### Data listing:
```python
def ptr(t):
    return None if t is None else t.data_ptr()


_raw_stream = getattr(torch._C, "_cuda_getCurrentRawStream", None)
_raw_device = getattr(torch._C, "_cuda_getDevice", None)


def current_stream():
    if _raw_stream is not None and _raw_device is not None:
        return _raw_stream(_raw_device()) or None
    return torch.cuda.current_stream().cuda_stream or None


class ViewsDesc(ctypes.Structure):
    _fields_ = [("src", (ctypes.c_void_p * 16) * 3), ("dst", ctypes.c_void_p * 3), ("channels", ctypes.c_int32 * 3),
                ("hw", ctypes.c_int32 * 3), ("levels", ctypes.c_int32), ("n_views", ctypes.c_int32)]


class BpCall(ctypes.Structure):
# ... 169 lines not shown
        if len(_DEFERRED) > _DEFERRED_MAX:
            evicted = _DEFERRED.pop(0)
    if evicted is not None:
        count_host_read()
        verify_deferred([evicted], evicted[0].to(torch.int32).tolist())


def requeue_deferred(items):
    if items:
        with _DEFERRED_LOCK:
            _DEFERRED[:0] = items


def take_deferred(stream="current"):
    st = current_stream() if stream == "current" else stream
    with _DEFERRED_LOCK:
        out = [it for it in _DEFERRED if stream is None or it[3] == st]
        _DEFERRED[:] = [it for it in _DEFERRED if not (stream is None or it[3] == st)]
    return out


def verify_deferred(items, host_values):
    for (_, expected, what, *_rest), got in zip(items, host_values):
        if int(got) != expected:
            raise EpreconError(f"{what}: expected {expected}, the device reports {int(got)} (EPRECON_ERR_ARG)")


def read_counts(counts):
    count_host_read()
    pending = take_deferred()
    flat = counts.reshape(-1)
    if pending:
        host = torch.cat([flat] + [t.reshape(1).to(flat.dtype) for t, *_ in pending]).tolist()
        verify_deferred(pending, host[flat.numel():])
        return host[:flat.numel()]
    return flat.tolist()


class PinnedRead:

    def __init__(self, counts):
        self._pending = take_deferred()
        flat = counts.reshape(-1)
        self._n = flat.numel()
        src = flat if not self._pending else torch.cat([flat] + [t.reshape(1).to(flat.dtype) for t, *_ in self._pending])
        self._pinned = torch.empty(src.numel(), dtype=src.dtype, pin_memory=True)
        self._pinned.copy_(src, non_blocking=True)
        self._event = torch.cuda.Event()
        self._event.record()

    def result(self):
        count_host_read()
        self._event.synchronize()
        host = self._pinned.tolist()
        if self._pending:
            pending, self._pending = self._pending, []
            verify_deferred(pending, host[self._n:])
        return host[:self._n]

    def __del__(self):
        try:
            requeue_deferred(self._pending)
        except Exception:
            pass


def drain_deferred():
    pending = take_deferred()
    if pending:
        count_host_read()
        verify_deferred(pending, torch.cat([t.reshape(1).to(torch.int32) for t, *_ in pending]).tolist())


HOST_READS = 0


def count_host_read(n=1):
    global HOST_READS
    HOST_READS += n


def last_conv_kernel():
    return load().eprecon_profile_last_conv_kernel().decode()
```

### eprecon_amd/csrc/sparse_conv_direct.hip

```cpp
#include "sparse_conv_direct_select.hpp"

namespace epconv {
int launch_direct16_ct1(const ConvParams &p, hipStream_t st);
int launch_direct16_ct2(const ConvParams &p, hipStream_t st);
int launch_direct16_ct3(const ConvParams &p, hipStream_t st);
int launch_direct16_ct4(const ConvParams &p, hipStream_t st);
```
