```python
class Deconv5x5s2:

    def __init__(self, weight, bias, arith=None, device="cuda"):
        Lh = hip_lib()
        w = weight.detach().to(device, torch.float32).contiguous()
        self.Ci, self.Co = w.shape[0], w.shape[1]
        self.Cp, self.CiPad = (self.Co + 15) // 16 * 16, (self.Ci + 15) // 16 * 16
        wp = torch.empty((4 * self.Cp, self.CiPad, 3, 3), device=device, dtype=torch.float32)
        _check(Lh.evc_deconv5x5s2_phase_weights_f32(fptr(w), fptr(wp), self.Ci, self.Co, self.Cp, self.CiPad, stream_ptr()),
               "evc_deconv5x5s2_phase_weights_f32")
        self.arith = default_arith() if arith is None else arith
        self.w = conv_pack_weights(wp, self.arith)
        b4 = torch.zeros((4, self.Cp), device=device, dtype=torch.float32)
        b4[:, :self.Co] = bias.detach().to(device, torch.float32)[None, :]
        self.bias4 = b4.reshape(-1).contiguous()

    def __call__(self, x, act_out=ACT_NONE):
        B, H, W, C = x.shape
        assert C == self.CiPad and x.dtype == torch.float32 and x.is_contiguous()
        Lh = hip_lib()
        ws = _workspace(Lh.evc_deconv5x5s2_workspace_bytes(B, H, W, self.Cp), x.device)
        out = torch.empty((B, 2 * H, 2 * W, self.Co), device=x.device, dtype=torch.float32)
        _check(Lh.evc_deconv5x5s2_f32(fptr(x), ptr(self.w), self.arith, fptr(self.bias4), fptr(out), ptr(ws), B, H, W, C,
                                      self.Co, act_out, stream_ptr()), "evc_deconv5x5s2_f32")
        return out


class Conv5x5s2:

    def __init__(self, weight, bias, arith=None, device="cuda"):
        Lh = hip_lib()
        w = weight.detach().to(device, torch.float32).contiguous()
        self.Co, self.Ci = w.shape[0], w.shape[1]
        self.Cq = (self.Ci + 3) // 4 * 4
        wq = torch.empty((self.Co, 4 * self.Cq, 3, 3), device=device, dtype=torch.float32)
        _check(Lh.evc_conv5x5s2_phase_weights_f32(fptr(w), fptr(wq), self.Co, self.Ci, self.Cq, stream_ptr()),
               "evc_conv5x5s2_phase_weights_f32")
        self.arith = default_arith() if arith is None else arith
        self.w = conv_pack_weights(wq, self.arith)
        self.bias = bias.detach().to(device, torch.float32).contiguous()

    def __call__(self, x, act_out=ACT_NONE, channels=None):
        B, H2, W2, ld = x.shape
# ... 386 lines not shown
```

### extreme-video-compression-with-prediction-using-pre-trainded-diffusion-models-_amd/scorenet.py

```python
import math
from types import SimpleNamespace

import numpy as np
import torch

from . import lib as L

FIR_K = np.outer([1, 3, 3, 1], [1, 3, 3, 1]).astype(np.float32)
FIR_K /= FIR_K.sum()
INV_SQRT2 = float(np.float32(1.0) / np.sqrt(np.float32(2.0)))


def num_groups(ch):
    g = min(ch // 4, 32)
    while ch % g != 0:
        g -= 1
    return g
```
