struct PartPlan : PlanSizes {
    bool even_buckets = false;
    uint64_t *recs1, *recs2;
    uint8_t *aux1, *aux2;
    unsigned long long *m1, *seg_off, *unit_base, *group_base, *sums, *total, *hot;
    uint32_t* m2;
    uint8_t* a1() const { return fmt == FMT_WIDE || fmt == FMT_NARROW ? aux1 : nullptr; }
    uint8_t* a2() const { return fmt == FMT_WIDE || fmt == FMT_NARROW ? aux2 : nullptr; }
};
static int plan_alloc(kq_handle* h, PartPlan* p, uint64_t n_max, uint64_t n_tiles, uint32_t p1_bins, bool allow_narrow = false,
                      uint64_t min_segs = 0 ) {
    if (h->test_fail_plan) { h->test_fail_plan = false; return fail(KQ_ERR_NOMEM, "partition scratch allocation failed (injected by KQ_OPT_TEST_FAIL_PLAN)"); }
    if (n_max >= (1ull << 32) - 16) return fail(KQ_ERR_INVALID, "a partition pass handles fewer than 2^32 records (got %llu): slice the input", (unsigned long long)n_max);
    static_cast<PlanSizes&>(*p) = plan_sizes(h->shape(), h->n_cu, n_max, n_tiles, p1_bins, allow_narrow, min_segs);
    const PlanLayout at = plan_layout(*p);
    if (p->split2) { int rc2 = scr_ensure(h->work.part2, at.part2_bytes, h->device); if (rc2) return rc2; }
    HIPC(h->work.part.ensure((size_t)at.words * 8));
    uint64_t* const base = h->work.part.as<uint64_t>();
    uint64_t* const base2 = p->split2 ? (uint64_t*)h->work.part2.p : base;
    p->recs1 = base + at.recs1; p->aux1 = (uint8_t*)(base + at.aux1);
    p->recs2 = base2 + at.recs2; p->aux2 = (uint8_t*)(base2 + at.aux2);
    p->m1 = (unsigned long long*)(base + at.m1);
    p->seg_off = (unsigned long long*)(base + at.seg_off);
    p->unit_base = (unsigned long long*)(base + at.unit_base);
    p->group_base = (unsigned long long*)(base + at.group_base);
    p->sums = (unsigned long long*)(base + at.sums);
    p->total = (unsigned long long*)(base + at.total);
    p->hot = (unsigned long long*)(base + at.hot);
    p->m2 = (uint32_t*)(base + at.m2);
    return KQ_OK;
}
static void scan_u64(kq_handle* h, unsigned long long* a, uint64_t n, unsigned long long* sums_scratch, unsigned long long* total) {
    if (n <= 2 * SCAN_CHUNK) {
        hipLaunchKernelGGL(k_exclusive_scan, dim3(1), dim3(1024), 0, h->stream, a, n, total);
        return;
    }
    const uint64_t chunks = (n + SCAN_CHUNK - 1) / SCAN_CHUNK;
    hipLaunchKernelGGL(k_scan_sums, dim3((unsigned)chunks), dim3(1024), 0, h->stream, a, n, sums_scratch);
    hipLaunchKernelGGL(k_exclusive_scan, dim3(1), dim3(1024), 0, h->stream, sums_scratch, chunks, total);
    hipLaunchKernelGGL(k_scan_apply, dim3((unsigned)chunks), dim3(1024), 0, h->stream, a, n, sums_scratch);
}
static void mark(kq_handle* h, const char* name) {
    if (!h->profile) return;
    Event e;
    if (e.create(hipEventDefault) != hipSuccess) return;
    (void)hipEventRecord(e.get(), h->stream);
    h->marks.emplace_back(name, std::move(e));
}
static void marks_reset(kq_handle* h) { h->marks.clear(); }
==
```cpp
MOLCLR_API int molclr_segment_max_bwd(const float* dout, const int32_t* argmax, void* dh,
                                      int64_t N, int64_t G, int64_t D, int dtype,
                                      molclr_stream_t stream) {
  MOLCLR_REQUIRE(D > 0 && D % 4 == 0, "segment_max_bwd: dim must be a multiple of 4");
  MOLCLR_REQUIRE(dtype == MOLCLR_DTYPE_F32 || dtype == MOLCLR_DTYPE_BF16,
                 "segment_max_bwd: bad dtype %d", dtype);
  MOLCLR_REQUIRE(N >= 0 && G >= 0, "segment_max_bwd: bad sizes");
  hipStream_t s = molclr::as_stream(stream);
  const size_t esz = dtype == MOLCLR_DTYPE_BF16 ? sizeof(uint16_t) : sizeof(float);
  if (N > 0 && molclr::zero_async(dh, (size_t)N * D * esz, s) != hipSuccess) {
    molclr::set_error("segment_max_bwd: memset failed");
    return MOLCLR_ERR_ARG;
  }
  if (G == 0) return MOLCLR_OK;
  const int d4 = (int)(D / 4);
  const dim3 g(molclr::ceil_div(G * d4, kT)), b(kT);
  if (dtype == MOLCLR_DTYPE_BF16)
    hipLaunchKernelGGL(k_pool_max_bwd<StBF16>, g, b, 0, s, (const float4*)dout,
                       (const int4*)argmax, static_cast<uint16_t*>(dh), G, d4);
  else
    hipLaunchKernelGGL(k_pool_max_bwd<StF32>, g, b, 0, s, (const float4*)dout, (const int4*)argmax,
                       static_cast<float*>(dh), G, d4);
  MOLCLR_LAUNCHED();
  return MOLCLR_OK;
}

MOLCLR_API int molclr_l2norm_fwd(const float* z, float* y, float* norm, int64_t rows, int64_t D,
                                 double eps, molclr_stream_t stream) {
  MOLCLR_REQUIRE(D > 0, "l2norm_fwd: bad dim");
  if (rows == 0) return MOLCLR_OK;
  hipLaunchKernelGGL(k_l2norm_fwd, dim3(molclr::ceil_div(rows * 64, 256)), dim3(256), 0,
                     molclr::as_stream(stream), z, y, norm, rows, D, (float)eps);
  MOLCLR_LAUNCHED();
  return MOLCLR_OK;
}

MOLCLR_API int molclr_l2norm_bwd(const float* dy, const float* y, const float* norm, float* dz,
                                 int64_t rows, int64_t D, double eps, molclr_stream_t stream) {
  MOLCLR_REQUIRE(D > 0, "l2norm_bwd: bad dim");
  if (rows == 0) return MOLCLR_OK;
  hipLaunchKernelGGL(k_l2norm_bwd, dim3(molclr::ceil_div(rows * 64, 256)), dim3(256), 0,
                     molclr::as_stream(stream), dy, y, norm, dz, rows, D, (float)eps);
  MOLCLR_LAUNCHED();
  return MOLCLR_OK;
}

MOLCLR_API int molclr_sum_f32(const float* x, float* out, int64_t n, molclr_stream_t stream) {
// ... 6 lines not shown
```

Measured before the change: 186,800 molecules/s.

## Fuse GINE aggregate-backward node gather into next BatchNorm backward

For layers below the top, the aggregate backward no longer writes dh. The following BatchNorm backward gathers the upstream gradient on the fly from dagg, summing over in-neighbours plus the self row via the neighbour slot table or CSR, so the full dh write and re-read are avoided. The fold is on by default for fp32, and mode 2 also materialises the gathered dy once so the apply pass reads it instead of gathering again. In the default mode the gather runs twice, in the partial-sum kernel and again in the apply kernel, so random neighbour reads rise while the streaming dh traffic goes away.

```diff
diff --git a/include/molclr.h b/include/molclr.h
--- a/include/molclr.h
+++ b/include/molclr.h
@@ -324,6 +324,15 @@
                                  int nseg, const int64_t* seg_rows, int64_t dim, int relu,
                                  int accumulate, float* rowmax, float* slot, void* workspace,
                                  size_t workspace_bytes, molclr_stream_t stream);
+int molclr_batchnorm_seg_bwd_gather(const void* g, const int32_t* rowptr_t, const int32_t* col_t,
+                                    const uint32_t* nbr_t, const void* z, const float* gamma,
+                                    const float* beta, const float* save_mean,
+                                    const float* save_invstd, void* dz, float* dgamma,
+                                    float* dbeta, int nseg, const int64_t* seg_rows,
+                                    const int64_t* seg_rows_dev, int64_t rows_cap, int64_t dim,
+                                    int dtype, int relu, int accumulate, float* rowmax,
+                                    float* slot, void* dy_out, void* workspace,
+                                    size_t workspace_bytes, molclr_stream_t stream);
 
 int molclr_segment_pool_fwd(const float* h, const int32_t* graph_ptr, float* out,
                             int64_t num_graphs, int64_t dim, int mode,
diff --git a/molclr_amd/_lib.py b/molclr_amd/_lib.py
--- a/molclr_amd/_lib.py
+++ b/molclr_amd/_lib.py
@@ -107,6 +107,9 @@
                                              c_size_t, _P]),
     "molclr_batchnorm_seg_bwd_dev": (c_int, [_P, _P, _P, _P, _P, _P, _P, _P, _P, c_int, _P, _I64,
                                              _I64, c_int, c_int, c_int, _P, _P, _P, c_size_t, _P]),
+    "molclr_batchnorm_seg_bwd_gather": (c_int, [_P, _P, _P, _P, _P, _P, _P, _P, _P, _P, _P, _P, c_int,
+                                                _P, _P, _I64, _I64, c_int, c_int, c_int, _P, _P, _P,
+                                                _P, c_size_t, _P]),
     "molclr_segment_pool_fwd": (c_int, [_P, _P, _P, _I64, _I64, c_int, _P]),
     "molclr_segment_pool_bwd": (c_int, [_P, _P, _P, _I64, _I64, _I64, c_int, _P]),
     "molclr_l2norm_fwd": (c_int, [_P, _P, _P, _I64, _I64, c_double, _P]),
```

### Your objective:
Tell how many lines of the listing contain the string "import", giving the number without any other words.

### Output for this task:
5